WORK TO COMPLETE: The only thing to send back is the number of lines below that hold the string "void".

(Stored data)
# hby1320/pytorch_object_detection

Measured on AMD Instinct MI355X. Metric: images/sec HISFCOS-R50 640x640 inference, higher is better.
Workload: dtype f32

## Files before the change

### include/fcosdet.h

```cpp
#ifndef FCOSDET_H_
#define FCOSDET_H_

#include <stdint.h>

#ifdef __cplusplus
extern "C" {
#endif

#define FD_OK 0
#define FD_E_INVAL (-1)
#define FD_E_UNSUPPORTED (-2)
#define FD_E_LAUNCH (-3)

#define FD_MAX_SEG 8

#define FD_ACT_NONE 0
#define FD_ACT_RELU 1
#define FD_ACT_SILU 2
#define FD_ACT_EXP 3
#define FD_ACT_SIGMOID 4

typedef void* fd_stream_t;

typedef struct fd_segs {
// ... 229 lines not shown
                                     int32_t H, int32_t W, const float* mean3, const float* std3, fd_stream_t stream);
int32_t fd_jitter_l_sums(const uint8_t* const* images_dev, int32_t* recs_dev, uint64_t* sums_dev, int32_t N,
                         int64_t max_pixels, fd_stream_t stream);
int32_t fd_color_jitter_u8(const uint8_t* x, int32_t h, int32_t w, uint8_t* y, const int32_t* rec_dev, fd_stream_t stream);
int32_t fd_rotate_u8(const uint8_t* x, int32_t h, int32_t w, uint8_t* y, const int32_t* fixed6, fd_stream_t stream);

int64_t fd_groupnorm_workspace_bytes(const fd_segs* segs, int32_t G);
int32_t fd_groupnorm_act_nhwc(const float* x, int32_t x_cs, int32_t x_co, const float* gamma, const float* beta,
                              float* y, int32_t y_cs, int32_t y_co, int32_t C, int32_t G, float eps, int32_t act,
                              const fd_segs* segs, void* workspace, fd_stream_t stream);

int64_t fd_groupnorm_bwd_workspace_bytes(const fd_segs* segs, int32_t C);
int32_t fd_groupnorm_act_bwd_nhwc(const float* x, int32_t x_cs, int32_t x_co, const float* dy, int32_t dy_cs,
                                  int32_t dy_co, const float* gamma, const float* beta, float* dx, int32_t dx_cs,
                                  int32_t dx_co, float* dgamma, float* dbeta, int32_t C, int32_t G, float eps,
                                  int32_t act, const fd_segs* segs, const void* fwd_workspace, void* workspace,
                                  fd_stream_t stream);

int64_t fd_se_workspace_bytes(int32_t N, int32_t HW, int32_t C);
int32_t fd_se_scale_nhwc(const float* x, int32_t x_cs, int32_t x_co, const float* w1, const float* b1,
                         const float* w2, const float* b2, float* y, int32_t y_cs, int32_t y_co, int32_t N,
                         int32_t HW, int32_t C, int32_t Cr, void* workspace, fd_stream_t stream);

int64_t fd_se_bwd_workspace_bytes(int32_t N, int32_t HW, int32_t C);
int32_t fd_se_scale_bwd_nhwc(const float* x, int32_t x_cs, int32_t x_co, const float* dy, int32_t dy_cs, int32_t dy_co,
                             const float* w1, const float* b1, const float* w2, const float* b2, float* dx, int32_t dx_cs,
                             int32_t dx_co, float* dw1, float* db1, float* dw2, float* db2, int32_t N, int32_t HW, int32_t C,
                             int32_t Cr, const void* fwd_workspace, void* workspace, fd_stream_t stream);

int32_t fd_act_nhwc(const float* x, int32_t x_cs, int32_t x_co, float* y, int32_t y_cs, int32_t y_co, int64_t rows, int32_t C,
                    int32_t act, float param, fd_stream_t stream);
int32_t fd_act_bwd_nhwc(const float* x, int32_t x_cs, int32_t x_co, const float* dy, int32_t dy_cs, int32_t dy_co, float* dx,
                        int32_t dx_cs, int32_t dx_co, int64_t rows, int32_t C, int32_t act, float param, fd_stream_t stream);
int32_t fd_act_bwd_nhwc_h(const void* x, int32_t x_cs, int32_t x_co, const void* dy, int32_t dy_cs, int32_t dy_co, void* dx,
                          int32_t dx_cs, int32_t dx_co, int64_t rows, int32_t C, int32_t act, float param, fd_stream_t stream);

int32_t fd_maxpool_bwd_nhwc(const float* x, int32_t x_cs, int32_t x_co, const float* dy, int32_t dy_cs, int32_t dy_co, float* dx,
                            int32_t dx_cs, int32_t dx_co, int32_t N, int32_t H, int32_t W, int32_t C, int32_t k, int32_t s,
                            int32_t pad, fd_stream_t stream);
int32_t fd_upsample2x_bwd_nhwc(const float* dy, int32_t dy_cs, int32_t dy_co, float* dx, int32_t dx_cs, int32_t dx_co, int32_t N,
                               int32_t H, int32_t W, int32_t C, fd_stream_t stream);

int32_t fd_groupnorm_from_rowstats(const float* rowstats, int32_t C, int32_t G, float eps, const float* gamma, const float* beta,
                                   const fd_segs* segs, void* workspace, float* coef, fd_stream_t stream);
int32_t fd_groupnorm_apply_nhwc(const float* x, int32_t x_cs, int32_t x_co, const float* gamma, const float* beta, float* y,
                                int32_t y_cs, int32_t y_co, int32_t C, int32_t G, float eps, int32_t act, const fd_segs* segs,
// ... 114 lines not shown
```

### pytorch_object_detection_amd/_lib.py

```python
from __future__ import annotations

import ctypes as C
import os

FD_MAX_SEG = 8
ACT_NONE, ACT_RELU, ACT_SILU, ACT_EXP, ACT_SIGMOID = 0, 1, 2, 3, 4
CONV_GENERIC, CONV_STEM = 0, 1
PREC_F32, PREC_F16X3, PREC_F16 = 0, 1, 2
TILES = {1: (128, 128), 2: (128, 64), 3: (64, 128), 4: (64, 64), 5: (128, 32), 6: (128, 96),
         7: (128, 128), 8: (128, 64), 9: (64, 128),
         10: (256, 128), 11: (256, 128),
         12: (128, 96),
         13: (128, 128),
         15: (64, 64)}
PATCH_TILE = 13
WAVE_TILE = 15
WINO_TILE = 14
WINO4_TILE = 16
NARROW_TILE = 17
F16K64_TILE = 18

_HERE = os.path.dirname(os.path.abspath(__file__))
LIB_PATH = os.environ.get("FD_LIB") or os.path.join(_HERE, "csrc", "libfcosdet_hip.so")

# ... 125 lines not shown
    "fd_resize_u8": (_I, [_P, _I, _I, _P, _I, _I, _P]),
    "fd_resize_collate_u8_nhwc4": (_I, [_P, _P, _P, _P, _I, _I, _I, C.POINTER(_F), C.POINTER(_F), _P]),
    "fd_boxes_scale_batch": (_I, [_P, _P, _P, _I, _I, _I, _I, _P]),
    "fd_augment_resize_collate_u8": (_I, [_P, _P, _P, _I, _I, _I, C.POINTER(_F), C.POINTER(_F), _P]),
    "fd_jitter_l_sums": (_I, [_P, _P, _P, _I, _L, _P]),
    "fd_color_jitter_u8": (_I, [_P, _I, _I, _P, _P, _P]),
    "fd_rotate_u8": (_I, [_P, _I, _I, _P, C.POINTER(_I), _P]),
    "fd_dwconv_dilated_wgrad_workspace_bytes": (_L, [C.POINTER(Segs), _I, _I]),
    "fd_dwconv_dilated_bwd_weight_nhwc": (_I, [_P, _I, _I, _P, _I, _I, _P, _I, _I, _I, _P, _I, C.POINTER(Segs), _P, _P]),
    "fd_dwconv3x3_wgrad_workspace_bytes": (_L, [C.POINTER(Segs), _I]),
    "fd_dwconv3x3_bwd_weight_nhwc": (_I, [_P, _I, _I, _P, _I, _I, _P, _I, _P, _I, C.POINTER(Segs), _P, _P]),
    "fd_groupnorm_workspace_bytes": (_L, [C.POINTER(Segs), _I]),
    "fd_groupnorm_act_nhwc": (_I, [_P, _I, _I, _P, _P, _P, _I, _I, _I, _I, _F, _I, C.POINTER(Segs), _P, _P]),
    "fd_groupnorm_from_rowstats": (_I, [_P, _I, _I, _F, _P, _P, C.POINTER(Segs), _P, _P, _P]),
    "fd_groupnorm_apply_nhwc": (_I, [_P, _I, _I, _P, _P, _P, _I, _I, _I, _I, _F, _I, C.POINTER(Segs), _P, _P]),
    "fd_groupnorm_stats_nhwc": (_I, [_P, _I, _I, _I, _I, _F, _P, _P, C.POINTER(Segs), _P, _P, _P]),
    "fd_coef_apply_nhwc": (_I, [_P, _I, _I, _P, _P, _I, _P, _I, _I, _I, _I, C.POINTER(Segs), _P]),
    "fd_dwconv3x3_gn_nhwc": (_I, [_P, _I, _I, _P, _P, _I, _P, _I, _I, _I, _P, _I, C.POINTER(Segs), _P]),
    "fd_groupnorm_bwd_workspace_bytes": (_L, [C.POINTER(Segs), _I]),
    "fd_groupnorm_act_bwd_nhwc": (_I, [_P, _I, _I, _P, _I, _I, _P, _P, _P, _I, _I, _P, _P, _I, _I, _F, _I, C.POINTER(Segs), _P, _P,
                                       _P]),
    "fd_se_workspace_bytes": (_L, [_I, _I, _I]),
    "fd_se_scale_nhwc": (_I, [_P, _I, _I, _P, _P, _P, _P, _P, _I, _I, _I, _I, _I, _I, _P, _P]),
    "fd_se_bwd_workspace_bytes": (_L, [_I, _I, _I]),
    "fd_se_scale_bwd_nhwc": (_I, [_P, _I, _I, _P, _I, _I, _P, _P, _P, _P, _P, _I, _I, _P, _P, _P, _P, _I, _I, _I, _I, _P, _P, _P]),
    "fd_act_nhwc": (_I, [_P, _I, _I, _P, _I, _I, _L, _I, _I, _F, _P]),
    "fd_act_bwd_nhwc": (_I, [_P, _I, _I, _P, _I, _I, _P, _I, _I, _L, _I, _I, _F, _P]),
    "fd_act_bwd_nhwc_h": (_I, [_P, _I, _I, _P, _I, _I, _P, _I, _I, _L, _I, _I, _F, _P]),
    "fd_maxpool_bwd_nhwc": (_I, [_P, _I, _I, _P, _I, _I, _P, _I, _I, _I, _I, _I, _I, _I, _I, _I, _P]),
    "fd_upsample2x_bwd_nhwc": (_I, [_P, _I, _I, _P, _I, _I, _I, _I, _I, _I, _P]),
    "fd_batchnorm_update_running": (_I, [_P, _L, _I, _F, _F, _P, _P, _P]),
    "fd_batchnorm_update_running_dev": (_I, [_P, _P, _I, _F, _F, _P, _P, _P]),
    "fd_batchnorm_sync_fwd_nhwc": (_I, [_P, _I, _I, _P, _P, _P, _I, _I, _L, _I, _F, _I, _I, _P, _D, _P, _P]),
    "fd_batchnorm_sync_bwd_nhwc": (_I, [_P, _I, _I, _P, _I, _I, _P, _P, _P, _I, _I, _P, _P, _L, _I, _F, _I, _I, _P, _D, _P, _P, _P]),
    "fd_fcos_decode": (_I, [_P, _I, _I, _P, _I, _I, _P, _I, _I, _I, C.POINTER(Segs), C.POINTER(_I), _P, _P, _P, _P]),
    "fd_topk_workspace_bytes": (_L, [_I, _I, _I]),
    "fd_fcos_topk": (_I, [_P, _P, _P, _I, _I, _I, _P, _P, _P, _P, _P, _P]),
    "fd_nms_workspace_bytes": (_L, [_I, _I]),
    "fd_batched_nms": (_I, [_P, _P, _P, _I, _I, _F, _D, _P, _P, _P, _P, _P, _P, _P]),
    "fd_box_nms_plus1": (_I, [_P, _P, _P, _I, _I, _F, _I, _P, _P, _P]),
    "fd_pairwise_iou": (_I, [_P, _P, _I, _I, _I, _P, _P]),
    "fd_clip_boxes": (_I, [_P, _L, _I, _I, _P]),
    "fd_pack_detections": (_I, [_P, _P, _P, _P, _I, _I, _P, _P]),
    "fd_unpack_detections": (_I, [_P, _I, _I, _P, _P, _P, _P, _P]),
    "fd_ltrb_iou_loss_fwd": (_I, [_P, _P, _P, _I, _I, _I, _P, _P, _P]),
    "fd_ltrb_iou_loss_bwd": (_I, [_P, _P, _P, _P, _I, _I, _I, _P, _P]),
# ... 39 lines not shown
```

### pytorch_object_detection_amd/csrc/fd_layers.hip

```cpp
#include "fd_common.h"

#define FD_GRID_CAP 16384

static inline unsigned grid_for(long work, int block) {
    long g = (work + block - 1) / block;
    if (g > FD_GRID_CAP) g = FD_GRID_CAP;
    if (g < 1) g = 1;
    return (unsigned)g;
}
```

ANSWER SECTION: 7